So if you were one of those people, would you rush the house of the folks who are heavily armed or those with bow and arrows?

When I got 2 new dogs recently, this is why I looked for big dogs instead of cutsie bundles of fur. They won't stop a determined intruder, but an opportunist will look elsewhere. I figure I'm just improving my odds.


----------



## texican (Oct 4, 2003)

If you don't have bullets, you won't get to keep your beans...:sing:

You're my neighbor. We both have lots of beans. I got bullets. You don't. The Zombies come to my house, all '30' of them. They hit my tripwire and ten are turned into hamburger. I shoot three more and the rest scatter. Several more zombies get some wounds in their backsides. They leave my place and head over to easier pickings... your place, with all the beans and no bullets. Harsh words and 911 don't work on Zombies.

Very few people (zombies, the golden horde, etc.) will want to risk armed conflict when there are so many weak people to prey on. It's a law of nature, predators don't attack predators... the risk of injury is too great... of course, there are exceptions, protecting young, starvation. Never underestimate the will of a parent watching their babies starve to death.

I dislike the notion of having to be mean... but, if a person doesn't protect their beans against the 'grasshoppers', one soon will become one of the 'grasshoppers'...


----------



## stranger (Feb 24, 2008)

Madame said:


> So if you were one of those people, would you rush the house of the folks who are heavily armed or those with bow and arrows?
> 
> *When I got 2 new dogs recently, this is why I looked for big dogs instead of cutsie bundles of fur. They won't stop a determined intruder, but an opportunist will look elsewhere. I figure I'm just improving my odds*.


 The smart person wouldn't be rushing the house, whether it be arrows or bullits.

I hope that you're also putting away a couple ton of food for the dogs while you're prepping, I got looking at my 2 labs this morning and they sound like pit bulls when someone comes to the door, but i don't think they would hurt their own fleas, they carry on for a while when a stranger comes but after a while they are licking the strangers.
all the talk of killing these zombies, robbers, thives, whatever, i hope all the bodies are down wind from me or no one shoots the under taker.


----------



## Guest (Sep 25, 2008)

If they're working dogs then dog feed becomes one of your prep considerations. I've got two Great Pyrenees pups now and their feed needs have become one more thing I've got to prep for.

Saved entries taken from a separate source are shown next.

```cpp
#if defined(MKT_STAMPS)
#define STAMP_DECL() unsigned long long stamp_prev_ = 0, stamp_first_ = 0, stamp_acc_[16] = {0, 0, 0, 0, 0, 0, 0, 0, 0, 0, 0, 0, 0, 0, 0, 0}
#define STAMP(k)                                                                        \
    do {                                                                                \
        if (tid == 0 && a.stamps) {                                                     \
            const unsigned long long now_ = __builtin_amdgcn_s_memtime();               \
            if ((k) > 0) stamp_acc_[(k)] += now_ - stamp_prev_;                         \
            else if (!stamp_first_) stamp_first_ = __builtin_amdgcn_s_memrealtime();   \
            stamp_prev_ = now_;                                                         \
        }                                                                               \
    } while (0)
#define STAMP_SPAN(t0_)                                                                 \
    do {                                                                                \
// ... 521 lines not shown
        int tid = tid0;
        asm volatile("" : "+v"(tid));
        if (tid == 0) fast_reset(st);
        STAMP(0);
        const TileGeom G = tile_geom(t, n, a.dims);
        const TextView tv = fast_view(st, a.text, n, G);

        const uint32_t wave = (uint32_t)__builtin_amdgcn_readfirstlane(tid >> 6);
        if (!scanned) fast_scan<Cfg, NWV>(a, t, s_hit[cur], wave, 0u, own(wave, NWV, lpt_all), tid & 63);
        scanned = false;
        __syncthreads();
        STAMP(1);
        STOP_AFTER(1)

        if (tid < 64) {
            static_assert(Cfg::HMW <= 64, "one bitmap word per lane of one wave");
            uint64_t m = (uint32_t)tid < ((G.w1 - G.w0 + 1023u) >> 10) ? s_hit[cur][tid] : 0ull;
            const uint32_t cnt = (uint32_t)__popcll(m);
            const uint32_t inc = wave_iscan32(cnt);
            const uint32_t total = (uint32_t)__builtin_amdgcn_readlane((int)inc, 63);
            const uint32_t lead = G.w0 == 0 ? 1u : 0u;
            const uint32_t NLt = total + lead;
            if (NLt > (uint32_t)Cfg::LCAP) {
                if (tid == 0) { st.abn = AB_LCAP; st.NL = 0; }
            } else {
                uint32_t idx = inc - cnt + lead;
                while (m) {
                    st.hv16[idx++] = (uint16_t)(((uint32_t)tid << 6) + (uint32_t)__builtin_ctzll(m));
                    m &= m - 1ull;
                }
                if (tid == 0) {
                    if (lead) st.hv16[0] = 0;
                    st.NL = NLt; st.first_idx = NLt; st.end_idx = NLt;
                    st.last_line_end = G.w1 >= n ? n : kUnknown;
                }
            }
        }
        __syncthreads();
        const uint32_t NL = st.NL;
        STAMP(2);
        STOP_AFTER(2)
        {
            constexpr int HPT = (Cfg::LCAP * Cfg::HCH + NTW - 1) / NTW;
            auto heads = [&](auto edge_c) {
                constexpr bool EDGE = decltype(edge_c)::value;
                uint4 q[HPT];
#pragma unroll
                for (int k = 0; k < HPT; ++k) {
                    const uint32_t it = (uint32_t)tid + (uint32_t)k * NTW;
                    q[k] = make_uint4(0, 0, 0, 0);
                    if (it < NL * (uint32_t)Cfg::HCH) {
                        const uint32_t i = it / (uint32_t)Cfg::HCH, c = it % (uint32_t)Cfg::HCH;
                        const uint32_t g0 = G.w0 + (((uint32_t)st.hv16[i] + c) << 4);
                        if (!EDGE || g0 < n) q[k] = *reinterpret_cast<const uint4*>(a.text + g0);
                    }
                }
#pragma unroll
                for (int k = 0; k < HPT; ++k) {
                    const uint32_t it = (uint32_t)tid + (uint32_t)k * NTW;
                    if (it >= NL * (uint32_t)Cfg::HCH) continue;
                    const uint32_t i = it / (uint32_t)Cfg::HCH, c = it % (uint32_t)Cfg::HCH;
                    uint4 x = q[k];
                    uint32_t keep = 16u;
                    if (EDGE) {
                        const uint32_t g0 = G.w0 + (((uint32_t)st.hv16[i] + c) << 4);
                        keep = g0 >= n ? 0u : (n - g0 < 16u ? n - g0 : 16u);
                        if (keep != 0u && keep < 16u) {
                            uint32_t* w = reinterpret_cast<uint32_t*>(&x);
#pragma unroll
                            for (int d = 0; d < 4; ++d) {
                                const uint32_t lo = (uint32_t)d * 4u;
                                w[d] = keep >= lo + 4u ? w[d] : (keep > lo ? (w[d] & ((1u << ((keep - lo) * 8u)) - 1u)) : 0u);
                            }
                        }
                    }
                    {
                        uint32_t* row = reinterpret_cast<uint32_t*>(&st.win[mul24(i, (uint32_t)Cfg::HSTRIDE) + (c << 4)]);
                        row[0] = x.x; row[1] = x.y; row[2] = x.z; row[3] = x.w;
                    }
                    uint32_t m = pack16(sep_flags(x.x), sep_flags(x.y), sep_flags(x.z), sep_flags(x.w));
                    if (EDGE && keep < 16u) m &= (1u << keep) - 1u;
                    st.u.m.hmask[i][c] = (uint16_t)m;
                }
            };
            if ((uint64_t)G.w1 + 16u * ((uint32_t)Cfg::HCH + 2u) > (uint64_t)n) heads(std::true_type{});
            else heads(std::false_type{});
        }
        __syncthreads();
        STAMP(9);
        STOP_AFTER(9)

        const uint32_t ltid = (uint32_t)tid;
        const uint32_t rr_id = ((uint32_t)tid >> 6) < (uint32_t)RR ? ((uint32_t)tid & 63u) * RR + ((uint32_t)tid >> 6) : 0xFFFFFFu;
        {
            const uint32_t i = ltid;
            uint32_t lb = 0, fl = 0;
            if (i < NL) { fast_parse(st, tv, P, G, i); lb = st.bits[i]; fl = st.flag[i]; }
            const bool sv = (lb & LB_SURVIVE) != 0;
            const uint64_t b_s = __ballot(sv), b_e = __ballot((lb & LB_EQPREV) != 0);
            const uint64_t b_1 = __ballot(sv && (fl & 64u)), b_2 = __ballot(sv && !(fl & 64u) && (fl & 128u));
            const uint32_t gs = i < NL ? (uint32_t)st.goff[i] : 0u;
            const uint64_t b_t0 = __ballot(i < NL && G.w0 + gs >= G.t0), b_t1 = __ballot(i < NL && G.w0 + gs >= G.t1);
            if ((tid & 63) == 0) {
                const uint32_t w = ltid >> 6; st.m_surv[w] = b_s; st.m_eqp[w] = b_e; st.m_r1[w] = b_1; st.m_r2[w] = b_2;
                if (b_t0) atomicAdd(&st.c_t0, (uint32_t)__popcll(b_t0));
                if (b_t1) atomicAdd(&st.c_t1, (uint32_t)__popcll(b_t1));
            }
            if (NTW < 256 && tid < 4 && tid >= NTW / 64) { st.m_surv[tid] = 0; st.m_eqp[tid] = 0; st.m_r1[tid] = 0; st.m_r2[tid] = 0; st.m_start[tid] = 0; }
        }
        if (NSW && wave >= (uint32_t)(NWV - NSW)) {
            const uint32_t nxt = next_of(t, cur);
            if (nxt < a.ntiles)
                fast_scan<Cfg, (NSW ? NSW : 1)>(a, nxt, s_hit[cur ^ 1u], wave - (uint32_t)(NWV - NSW), 0u, own(wave - (uint32_t)(NWV - NSW), NSW, lpt_a), tid & 63);
        }
        __syncthreads();
        STAMP(3);
        STOP_AFTER(3)
        const uint32_t NLe = fast_nle(st);
        const uint32_t first_idx = NL - st.c_t0 < NLe ? NL - st.c_t0 : NLe;
        const uint32_t end_idx = NL - st.c_t1 < NLe ? NL - st.c_t1 : NLe;
        {
            const uint32_t i = ltid;
            bool s0 = false;
            if (!st.abn && i >= first_idx && i < NLe && mask_bit(st.m_surv, i)) s0 = fast_is_start(st, tv, G, i);
            const uint64_t b = __ballot(s0);
            if ((tid & 63) == 0) st.m_start[ltid >> 6] = b;
        }
        __syncthreads();
        STAMP(10);
#if defined(MKT_STAMPS)
        if (a.debug_stop == 10) {
            if (a.out.sam && !st.abn) for (uint32_t i = first_idx + (uint32_t)tid; i < end_idx; i += NTW) {
                const uint4 r0 = make_uint4(st.rc.f.pos[i], st.rc.f.lclip[i] | (st.rc.f.rclip[i] << 16), st.rc.f.mappable[i] | ((uint32_t)st.flag[i] << 16), st.rc.f.right0[i]);
                const uint4 r1 = make_uint4(st.rc.f.left1[i], st.rc.f.right1[i], G.w0 + st.goff[i], st.qn_len[i] | ((uint32_t)st.rn_off[i] << 8) | ((uint32_t)st.rn_len[i] << 16) | ((uint32_t)st.bits[i] << 24));
                uint4* d = reinterpret_cast<uint4*>(a.out.sam + ((size_t)t * Cfg::LCAP + i) * 32u);
                if (((size_t)t * Cfg::LCAP + i) * 32u + 32u <= a.out.sam_cap) { d[0] = r0; d[1] = r1; }
            }
            const uint32_t nxt = next_of(t, cur);
            if (NSW && wave >= (uint32_t)(NWV - NSW) && nxt < a.ntiles)
                fast_scan<Cfg, (NSW ? NSW : 1)>(a, nxt, s_hit[cur ^ 1u], wave - (uint32_t)(NWV - NSW), lpt_a, own(wave - (uint32_t)(NWV - NSW), NSW, lpt_sw), tid & 63);
            scanned = NSW && nxt < a.ntiles; cur ^= 1u;
            __syncthreads();
            continue;
        }
#endif
        if (!st.abn) for (uint32_t i = first_idx + rr_id; i < end_idx; i += 64 * RR) fast_group(st, tv, P, G, i);
        {
            const uint32_t nxt = next_of(t, cur);
            const bool draw = nxt < a.ntiles && nxt + gdim >= a.fast_dyn0;
            uint32_t tk = 0;
            if (draw && ticket_lane) tk = atomicAdd(a.fast_ticket, 1u);
            if (NSW && wave >= (uint32_t)(NWV - NSW) && nxt < a.ntiles)
                fast_scan<Cfg, (NSW ? NSW : 1)>(a, nxt, s_hit[cur ^ 1u], wave - (uint32_t)(NWV - NSW), lpt_a, own(wave - (uint32_t)(NWV - NSW), NSW, lpt_sw), tid & 63);
            if (draw && ticket_lane) s_next[cur ^ 1u] = a.fast_dyn0 + tk;
            scanned = NSW && nxt < a.ntiles; cur ^= 1u;
        }
        __syncthreads();
        STAMP(4);
        STOP_AFTER(4)
        STAMP(5);

        {
            auto& g = st.u.g;
            const uint32_t i = first_idx + tid;
            uint32_t cc = 0, cp = 0, cs = 0;
            uint32_t info = 0;
// ... 794 lines not shown
```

As for the bodies, that's what composting is for. Everything can be made to serve a purpose.

.....Alan.


----------



## Michael Kawalek (Jun 21, 2007)

When taking the family or friends to the shooting range for a day trip, it isn't uncommon for us to burn off 3-4 hundred rounds of ammunition. So, say I have 200 9mm rounds sitting around: well, that amounts to only a single day's worth of ammunition. That's one very, very good reason for stocking up. 

As for guns, if I was the only person in the family that is armed during an assalt on our home, than maybe I myself might only stop 10. But, arming the whole family will guarranty that ALL my family members are protected. 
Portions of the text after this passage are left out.